A word of warning for the examples, I wrote them quickly to illustrate a workflow rather than a well-developed project. There may be mistakes.

Bhavay Aggarwal
@Chokerino
@a-r-j Thank you so much!
Bhavay Aggarwal
@Chokerino
@a-r-j i wanted to ask something regarding the graphs which are generated. For example, this is the graph which is generated, DGLGraph(num_nodes=551, num_edges=1447, ndata_schemes={'id': Scheme(shape=(), dtype=torch.int64), 'residue_name': Scheme(shape=(), dtype=torch.int64), 'h': Scheme(shape=(7,), dtype=torch.float32), 'coords': Scheme(shape=(3,), dtype=torch.float32), 'ss': Scheme(shape=(9,), dtype=torch.float32), 'asa': Scheme(shape=(1,), dtype=torch.float32), 'rsa': Scheme(shape=(1,), dtype=torch.float32)} edata_schemes={'rel_type': Scheme(shape=(17,), dtype=torch.float64), 'norm': Scheme(shape=(), dtype=torch.float32)})
Here what does "h" feature represent in the node. Also, how is the secondary structure being represented and what are edge features are being used?
Bhavay Aggarwal
@Chokerino
@a-r-j hey i was also trying to run graphein on a custom pdb file which only contains binding sites but am running into error which says cannot create dssp. Do you know anything about this?
Bhavay Aggarwal
@Chokerino
the residues are not complete
is there any way to bypass this?
Arian Jamasb
@a-r-j
You can set include_ss=False. This should stop using DSSP for the featurisation
This is when initialising the ProteinGraph class
Bhavay Aggarwal
@Chokerino
could you also tell what the "h" feature stands for?
Arian Jamasb
@a-r-j
The "h" features are the low-dimensional embeddings for each amino acid produced by Meiler et al. 2001
Bhavay Aggarwal
@Chokerino
Hey @a-r-j , sorry to disturb you again.
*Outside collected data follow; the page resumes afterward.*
__device__ __forceinline__ void decode_tile(const KParams& p, ull bid, unsigned& tx, unsigned& ty,
                                            const char*& s, char*& d) {
  if (p.y_fastest) {
    ty = (unsigned)(bid % p.tiles_y);
    bid /= p.tiles_y;
    tx = (unsigned)(bid % p.tiles_x);
    bid /= p.tiles_x;
// ... 188 lines not shown
                : make_uint4(r[0].z, r[0].w, r[1].z, r[1].w);
}
__device__ __forceinline__ unsigned comp(const uint4& v, int c) {
  return c == 0 ? v.x : c == 1 ? v.y : c == 2 ? v.z : v.w;
}
template <>
__device__ __forceinline__ uint4 gather_col<4>(const uint4 (&r)[4], int c) {
  return make_uint4(comp(r[0], c), comp(r[1], c), comp(r[2], c), comp(r[3], c));
}
__device__ __forceinline__ uint4 pack_item(const uint32_t (&e)[4]) {
  return make_uint4(e[0], e[1], e[2], e[3]);
}
__device__ __forceinline__ uint4 pack_item(const uint2 (&e)[2]) {
  return make_uint4(e[0].x, e[0].y, e[1].x, e[1].y);
}
__device__ __forceinline__ uint4 pack_item(const uint4 (&e)[1]) { return e[0]; }
__device__ __forceinline__ void unpack_item(const uint4& v, uint32_t (&e)[4]) {
  e[0] = v.x, e[1] = v.y, e[2] = v.z, e[3] = v.w;
}
__device__ __forceinline__ void unpack_item(const uint4& v, uint2 (&e)[2]) {
  e[0] = make_uint2(v.x, v.y), e[1] = make_uint2(v.z, v.w);
}
__device__ __forceinline__ void unpack_item(const uint4& v, uint4 (&e)[1]) { e[0] = v; }

template <int S, int TBQ, bool SE, bool DE>
struct TransBody {
  static constexpr int V = 16 / S;
  static constexpr int TA = 32 * V;
  static constexpr int TB = TBQ * V;
  static constexpr int PITCH = TBQ + 1;
  static constexpr int QI = TBQ / 8;
  static constexpr int SMEM_ITEMS = TA * PITCH;
  static constexpr bool SYNC = true;
  typedef typename Elem<S>::T ET;

  static __device__ __forceinline__ void run(const KParams& p, ull bid, uint4* sm) {
    const int warp = threadIdx.x >> 5, lane = threadIdx.x & 31;
    unsigned tx, ty;
    const char* s;
    char* d;
    decode_tile(p, bid, tx, ty, s, d);
    const long long x0 = (long long)tx * TA, y0 = (long long)ty * TB;

    if constexpr (!SE) {
      const long long xl = x0 + lane * V;
      const bool xok = xl < p.ex;
      uint4 r[QI][V];
#pragma unroll
      for (int qi = 0; qi < QI; ++qi) {
#pragma unroll
        for (int rr = 0; rr < V; ++rr) {
          const long long y = y0 + (long long)(warp + 8 * qi) * V + rr;
          r[qi][rr] = (xok && y < p.ey) ? ld_stream<uint4>(s + y * p.sy_s + xl * S)
                                        : make_uint4(0u, 0u, 0u, 0u);
        }
      }
#pragma unroll
      for (int qi = 0; qi < QI; ++qi) {
        const int q = warp + 8 * qi;
#pragma unroll
        for (int c = 0; c < V; ++c) sm[(c * 32 + lane) * PITCH + q] = gather_col<S>(r[qi], c);
      }
    } else {
      ET r[QI][V][V];
#pragma unroll
      for (int qi = 0; qi < QI; ++qi) {
// ... 10 lines not shown
          }
        }
      }
#pragma unroll
      for (int qi = 0; qi < QI; ++qi) {
        const int q = warp + 8 * qi;
#pragma unroll
        for (int c = 0; c < V; ++c) sm[(c * 32 + lane) * PITCH + q] = pack_item(r[qi][c]);
      }
    }
    __syncthreads();
    if constexpr (!DE) {
      constexpr int IT = TA * TBQ / 256;
#pragma unroll
      for (int k = 0; k < IT; ++k) {
        const int idx = threadIdx.x + 256 * k;
        const int xr = idx / TBQ, qq = idx % TBQ;
        const long long x = SE ? x0 + xr : x0 + (long long)(xr & 31) * V + (xr >> 5);
        const long long y = y0 + (long long)qq * V;
        if (x < p.ex && y < p.ey) st_stream<uint4>(d + x * p.sx_d + y * S, sm[xr * PITCH + qq]);
      }
    } else {
      const ET* sme = reinterpret_cast<const ET*>(sm);
      constexpr int ITE = TA * TB / 256;
#pragma unroll 8
      for (int k = 0; k < ITE; ++k) {
        const int idx = threadIdx.x + 256 * k;
        const int xr = idx / TB, ye = idx % TB;
        const long long x = SE ? x0 + xr : x0 + (long long)(xr & 31) * V + (xr >> 5);
        const long long y = y0 + ye;
        if (x < p.ex && y < p.ey)
          st_stream<ET>(d + x * p.sx_d + y * S, sme[(xr * PITCH + ye / V) * V + (ye % V)]);
      }
    }
  }
};

template <typename ET>
struct ScalarBody {
  static constexpr int SMEM_ITEMS = (32 * 33 * sizeof(ET) + 15) / 16;
  static constexpr bool SYNC = true;
  static __device__ __forceinline__ void run(const KParams& p, ull bid, uint4* smraw) {
    ET(*sm)[33] = reinterpret_cast<ET(*)[33]>(smraw);
    const int a = threadIdx.x & 31, b = threadIdx.x >> 5;
    unsigned tx, ty;
    const char* s;
    char* d;
    decode_tile(p, bid, tx, ty, s, d);
    const long long x0 = (long long)tx * 32, y0 = (long long)ty * 32;
#pragma unroll
    for (int k = 0; k < 4; ++k) {
      const long long x = x0 + a, y = y0 + b + 8 * k;
      if (x < p.ex && y < p.ey)
        sm[b + 8 * k][a] = *reinterpret_cast<const ET*>(s + x * p.sx_s + y * p.sy_s);
    }
    __syncthreads();
#pragma unroll
    for (int k = 0; k < 4; ++k) {
      const long long x = x0 + b + 8 * k, y = y0 + a;
      if (x < p.ex && y < p.ey)
        *reinterpret_cast<ET*>(d + x * p.sx_d + y * p.sy_d) = sm[a][b + 8 * k];
    }
  }
};

template <class B, bool LOOP>
__global__ void __launch_bounds__(256) k_box(const __grid_constant__ KParams p) {
  __shared__ uint4 sm[B::SMEM_ITEMS > 0 ? B::SMEM_ITEMS : 1];
  pdl_enter();
  if constexpr (LOOP) {
    for (ull bid = blockIdx.x; bid < p.total; bid += gridDim.x) {
      B::run(p, bid, sm);
      if (B::SYNC) __syncthreads();
    }
  } else {
    B::run(p, blockIdx.x, sm);
  }
}

__device__ __forceinline__ void flag_signal(ull* remote, ull seq) {
  __threadfence_system();
  asm volatile("red.release.sys.global.max.u64 [%0], %1;" ::"l"(remote), "l"(seq) : "memory");
}
__device__ __forceinline__ void flag_wait(const ull* local, ull seq, ull timeout_ns, int* err) {
  ull t0, now, v;
  asm volatile("mov.u64 %0, %%globaltimer;" : "=l"(t0));
  for (;;) {
    asm volatile("ld.acquire.sys.global.u64 %0, [%1];" : "=l"(v) : "l"(local) : "memory");
    if (v >= seq) return;
    asm volatile("mov.u64 %0, %%globaltimer;" : "=l"(now));
    if (timeout_ns && now - t0 > timeout_ns) {
      if (err) {
        *(volatile int*)err = 1;
        __threadfence_system();
      }
      __trap();
    }
    __nanosleep(100);
  }
}

struct FlagKernelParams {
  int n;
  ull* remote[64];
  ull* local[64];
  ull seq[64];
  int do_signal, do_wait;
  ull timeout_ns;
  int* err;
};
// ... 243 lines not shown
  set_error("kernel launch failed: %s", cudaGetErrorString(e));
  return e == cudaErrorNoDevice || e == cudaErrorInsufficientDriver ? PA_ENOGPU : PA_ECUDA;
}

static pa_status launch_bulk(const BlockCopy& b, KParams& p, cudaStream_t st, int max_ctas) {
  static bool attr_set[64] = {false};
  int dev = 0;
  cudaGetDevice(&dev);
  if (dev < 0 || dev >= 64 || !attr_set[dev]) {
    cudaFuncSetAttribute(k_rows_bulk, cudaFuncAttributeMaxDynamicSharedMemorySize,
                         BULK_STAGES * BULK_CHUNK);
    if (dev >= 0 && dev < 64) attr_set[dev] = true;
  }
  const long long S = b.elsize;
  const long long run = b.d[0].e * S;
  const long long chunk = std::min<long long>(BULK_CHUNK, run);
  p.ex = run;
  p.lx_log2 = (int)chunk;
  p.tiles_x = (unsigned)cdiv(run, chunk);
  p.tiles_y = (unsigned)(b.nd > 1 ? b.d[1].e : 1);
  ull units = (ull)p.tiles_x * p.tiles_y;
  for (int i = 0; i < p.no; ++i) units *= (ull)p.oe[i];
  p.total = units;
  long long ctas = max_ctas > 0 ? max_ctas : (max_ctas < 0 ? -max_ctas : 3) * (long long)sm_count();
  if ((ull)ctas > units) ctas = (long long)units;
  cudaGetLastError();
  k_rows_bulk<<<(unsigned)ctas, 32, BULK_STAGES * BULK_CHUNK, st>>>(p);
  cudaError_t e = cudaGetLastError();
  if (e != cudaSuccess) return launch_err(e);
  count_launch();
  return PA_OK;
}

I was trying this example https://github.com/a-r-j/graphein/blob/master/datasets/ppisp/ppisp_example.ipynb and i am encountering this error ValueError: Expected input batch_size (49971) to match target batch_size (64).. For some reason, the number of nodes is taken as the entire batch. Have you encountered this/know how to deal with this?
When i call the loss function
Arian Jamasb
@a-r-j
Hi, I'm not sure what's going on there. Are you running the notebook exactly? It might be that some dependency has changed.
But, I would guess that there's something going on with your graph readout
Bhavay Aggarwal
@Chokerino
I have not run your code but tried to run my graph files on it. The example which used DGL-Sci works perfectly fine but this one throws an error for some reason but to my understanding, both of them use the same collate and dataloader and so the batch issue should not be really there. I am not able to find this on any of the forums too.
Bhavay Aggarwal
@Chokerino
@a-r-j are there any plans on upgrading to dgl 0.5.3
Arian Jamasb
@a-r-j
Hi @Chokerino we're doing a bit re-write at the moment to a functional API (you can check it out here: https://github.com/a-r-j/graphein/tree/graphein-api). The core internal data representations are networkx graphs and pandas datarames. We'll have conversion function to get them into DGL and this will make maintenance for future versions easy. If you'd like to contribute, we'd be really happy to provide support.
Bhavay Aggarwal
@Chokerino
@a-r-j I would love to do that but have many projects going on right now as well as an internship.